In conversations across major insurance industry conferences this spring, ISI team members heard a consistent theme from property and casualty (P&C) carriers and MGAs: organizations are reducing operational complexity to improve efficiency, strengthen data quality, and apply AI with greater confidence.
For many insurers, that means:
- Fewer systems to manage
- Cleaner, more consistent data
- More connected workflows across underwriting, claims, and operations
- A stronger foundation for decision-making and AI adoption
Fragmented systems make it harder to move quickly, govern effectively, and create a reliable view of the business.
One System, One Source of Truth
At PLUS (Professional Liability Underwriting Society) and the MPL (Medical Professional Liability) Association Conference, platform consolidation was a frequent topic. The pain points are familiar: disconnected systems create data gaps, manual reconciliation consumes underwriter and adjuster time, and critical information lives in too many places to be fully useful.
This is especially important in professional liability, where decisions depend on complex submissions, detailed documentation, and careful risk evaluation. A trusted platform foundation connects policy, claims, billing, accounting, reinsurance, and reporting workflows into a more consistent operating environment.
For ISI, this has long been a core focus. ISI Core supports the full insurance lifecycle on a unified platform, including professional liability and specialty insurers that require accuracy, configurability, and governance.
AI Embedded Where the Work Happens
Carriers are not just asking what AI can do. They are asking whether it can improve work inside existing operations and deliver measurable value.

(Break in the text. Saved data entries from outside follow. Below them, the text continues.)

#pragma nounroll
    for (int ei = grp; ei < nOwnE; ei += NG) {
        const int e = e0 + ei;
        const uint32_t *r = L.eRec + (size_t)ei * m.EI;
        const double *rw = L.woe + (size_t)ei * ME2;
        const double *rf = L.feoe + (size_t)ei * ME2;
        const uint32_t mask = r[ME2 + 2];
        const int mlt = (int)r[ME2 + 3];
        const double g = L.g[ei];
        const uint32_t own = (uint32_t)e * rowB + voff;
        double sv = 0.0;
        double2 uv[ME2], cur = make_double2(0.0, 0.0), nin = cur, hx = cur, hy = cur, hEo = cur, q3 = cur;
        if (act) {
            bool cached[ME2];
            uint32_t ad[ME2], goff[ME2];
            v4u_t raw[ME2];
#pragma unroll
            for (int i = 0; i < ME2; ++i) {
                const uint32_t off = r[i];
                ad[i] = urow_addr(off, cached[i]);
                goff[i] = off + voff;
                asm("" : "+v"(goff[i]));
            }
            lds_burst<ME2>(raw, ad);
#pragma unroll
            for (int i = 0; i < ME2; ++i) {
                uv[i] = __builtin_bit_cast(double2, raw[i]);
                if (!cached[i]) uv[i] = glb_row2(puG + goff[i]);
            }
            if constexpr (MODE == 2 || MODE == 8 || MODE == 9) cur = gload2(a.cu, own);
            if constexpr (MODE == 2 || MODE == 3 || MODE == 9) nin = gload2(a.nu_in, own);
            if constexpr (MODE == 9) q3 = gload2(a.q3u, own);
            if constexpr (FE && !LEAN) {
                if (a.hEdgeNew || (MODE == 5 && a.F)) {
                    hx = gload2(a.ph, r[ME2] * rowB + voff);
                    hy = gload2(a.ph, r[ME2 + 1] * rowB + voff);
                }
                if (a.F) {
                    if constexpr (STALE) hEo = gload2(a.hEdgeOld, own);
                    if constexpr (PREV) {
                        const double2 px = gload2(a.hPrev, r[ME2] * rowB + voff), py = gload2(a.hPrev, r[ME2 + 1] * rowB + voff);
                        hEo = make_double2(0.5 * (px.x + py.x), 0.5 * (px.y + py.y));
                    }
                }
            }
        }
        if (l < 2) sv = a.ssh[r[ME2 + l]];
        __builtin_amdgcn_s_waitcnt(0x0F70);
        if (pend) flush_edge();
        const double ds = __shfl(sv, 1, 32) - __shfl(sv, 0, 32);
        const bool plain = __builtin_amdgcn_ballot_w64(!(mask == (1u << ME2) - 1u && mlt >= K)) == 0;
        if (act) {
            const bool ax = k0 < mlt, ay = k0 + 1 < mlt;
            double2 t = make_double2(0.0, 0.0);
            if (plain) {
                t.x -= g * ds;
                t.y -= g * ds;
#pragma unroll
                for (int i = 0; i < ME2; ++i) {
                    t.x += rw[i] * uv[i].x * rf[i];
                    t.y += rw[i] * uv[i].y * rf[i];
                }
            } else {
                if (ax) t.x -= g * ds;
                if (ay) t.y -= g * ds;
#pragma unroll
                for (int i = 0; i < ME2; ++i) {
                    const bool on = (mask >> i) & 1u;
                    const double px = rw[i] * uv[i].x * rf[i], py = rw[i] * uv[i].y * rf[i];
                    if (on && ax) t.x += px;
                    if (on && ay) t.y += py;
                }
            }
            if constexpr (MODE == 0) pA = t;
            if constexpr (MODE == 1) {
                const double2 up = ubuf2[(size_t)ei * K2 + l];
                pA = make_double2(up.x + a.a * t.x, up.y + a.a * t.y);
                pB = make_double2(up.x + a.b * t.x, up.y + a.b * t.y);
            }
            if constexpr (MODE == 2) {
                pA = make_double2(cur.x + a.a * t.x, cur.y + a.a * t.y);
                pB = make_double2(nin.x + a.b * t.x, nin.y + a.b * t.y);
            }
            if constexpr (MODE == 3) pB = make_double2(nin.x + a.b * t.x, nin.y + a.b * t.y);
            if constexpr (MODE == 7) {
                const double2 up = ubuf2[(size_t)ei * K2 + l];
                pA = make_double2(up.x + a.a * t.x, up.y + a.a * t.y);
            }
            if constexpr (MODE == 8) pA = make_double2(cur.x + a.a * t.x, cur.y + a.a * t.y);
            if constexpr (MODE == 9) {
                const double2 up = ubuf2[(size_t)ei * K2 + l];
                pB = make_double2(rk13_combine(cur.x, nin.x, q3.x, up.x, a.b, t.x), rk13_combine(cur.y, nin.y, q3.y, up.y, a.b, t.y));
            }
            if constexpr (LEAN) {
                const double2 up = ubuf2[(size_t)ei * K2 + l];
                pA = make_double2(up.x + a.a * t.x, up.y + a.a * t.y);
            }
            if constexpr (FE && !LEAN) {
                const double2 up = ubuf2[(size_t)ei * K2 + l];
                pE = make_double2(0.5 * (hx.x + hy.x), 0.5 * (hx.y + hy.y));
                const double2 hF = (STALE || PREV) ? hEo : pE;
                pD = make_double2(up.x * hF.x, up.y * hF.y);
                pA = make_double2(up.x + a.a * t.x, up.y + a.a * t.y);
                pB = t;
            }
        }
        pOff = own;
        pend = true;
    }
    if (pend) flush_edge();

    if constexpr (FE) {
#pragma nounroll
        for (int vi = grp; vi < nOwnV; vi += NG) {
            if (!act) continue;
            const uint32_t *rv = Lvo + (size_t)vi * 4;
            const double *wv = Lvw + (size_t)vi * 3;
            const uint32_t own = (uint32_t)(v0 + vi) * rowB + voff;
            bool cached[3];
            uint32_t ad[3], goff[3];
            v4u_t raw[3];
            double2 uv[3];
#pragma unroll
            for (int j = 0; j < 3; ++j) {
                const uint32_t off = rv[j];
                ad[j] = urow_addr(off, cached[j]);
                goff[j] = off + voff;
                asm("" : "+v"(goff[j]));
            }
            double2 c = a.accumVort ? gload2(a.vort, own) : make_double2(0.0, 0.0);
            lds_burst<3>(raw, ad);
#pragma unroll
            for (int j = 0; j < 3; ++j) {
                uv[j] = __builtin_bit_cast(double2, raw[j]);
                if (!cached[j]) uv[j] = glb_row2(puG + goff[j]);
            }
#pragma unroll
            for (int j = 0; j < 3; ++j) {
                c.x += wv[j] * uv[j].x;
                c.y += wv[j] * uv[j].y;
            }
            gstore2(a.vort, own, c);
        }
    }
}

Several carriers described practical AI needs, including:
- Supporting triage and prioritization of submissions
- Ensuring applications and submissions are complete and accurate before underwriting review
- Reducing manual effort caused by missing or inconsistent information
- Identifying high-risk claims that could results in nuclear verdicts as well as other red flags earlier in the process
This is where ISI AI fits naturally into the broader platform discussion. Rather than treating AI for insurance as a separate layer, ISI AI agents support submission handling, underwriting review, and decision support within connected workflows. The value is not simply faster extraction. It is accurate, source-validated data teams can trust and act on.
A Legitimate Caution
Not every voice was fully confident in AI adoption. Some attendees raised concerns about using AI to review complex professional liability applications and claims, with worries that AI could introduce gaps that increase litigation or claims exposure.
That concern reinforces an important point. In complex lines, AI should inform human judgment, not replace it. For ISI, that is a guiding principle. ISI AI keeps experts in the loop by supporting underwriting judgment with accurate, traceable, and source-validated information rather than replacing underwriter experience and accountability.
What Leaders Should Consider
The message from these conferences was clear: insurers need simpler ecosystems, trusted data, and AI that can support better decisions without adding risk.
That also puts ROI under greater scrutiny. Capgemini’s 2026 World Property and Casualty Insurance Report found that 55% of P&C insurers reported no clear ROI on AI initiatives, reinforcing the need to connect AI investments to measurable outcomes.
For leaders, the key questions are:
- Are systems connected enough to support reliable data and workflow visibility?
- Can AI outputs be traced back to source information?
- Can teams measure where time is saved, quality improves, and risk is reduced?
- Are investments showing measurable impact through reduced manual effort, faster review cycles, improved data quality, and earlier risk identification?
This is where accuracy becomes central to ROI. With ISI AI’s Submission Agent and Underwriting Agent achieving 98%+ accuracy, carriers can more clearly connect AI to operational value through less manual validation, faster review cycles, and greater confidence in the data behind underwriting decisions.
The opportunity now is to simplify the foundation, then apply AI where it can deliver practical value. For professional liability insurers, that means pairing trusted core workflows with AI that supports expertise and keeps accountability where it belongs.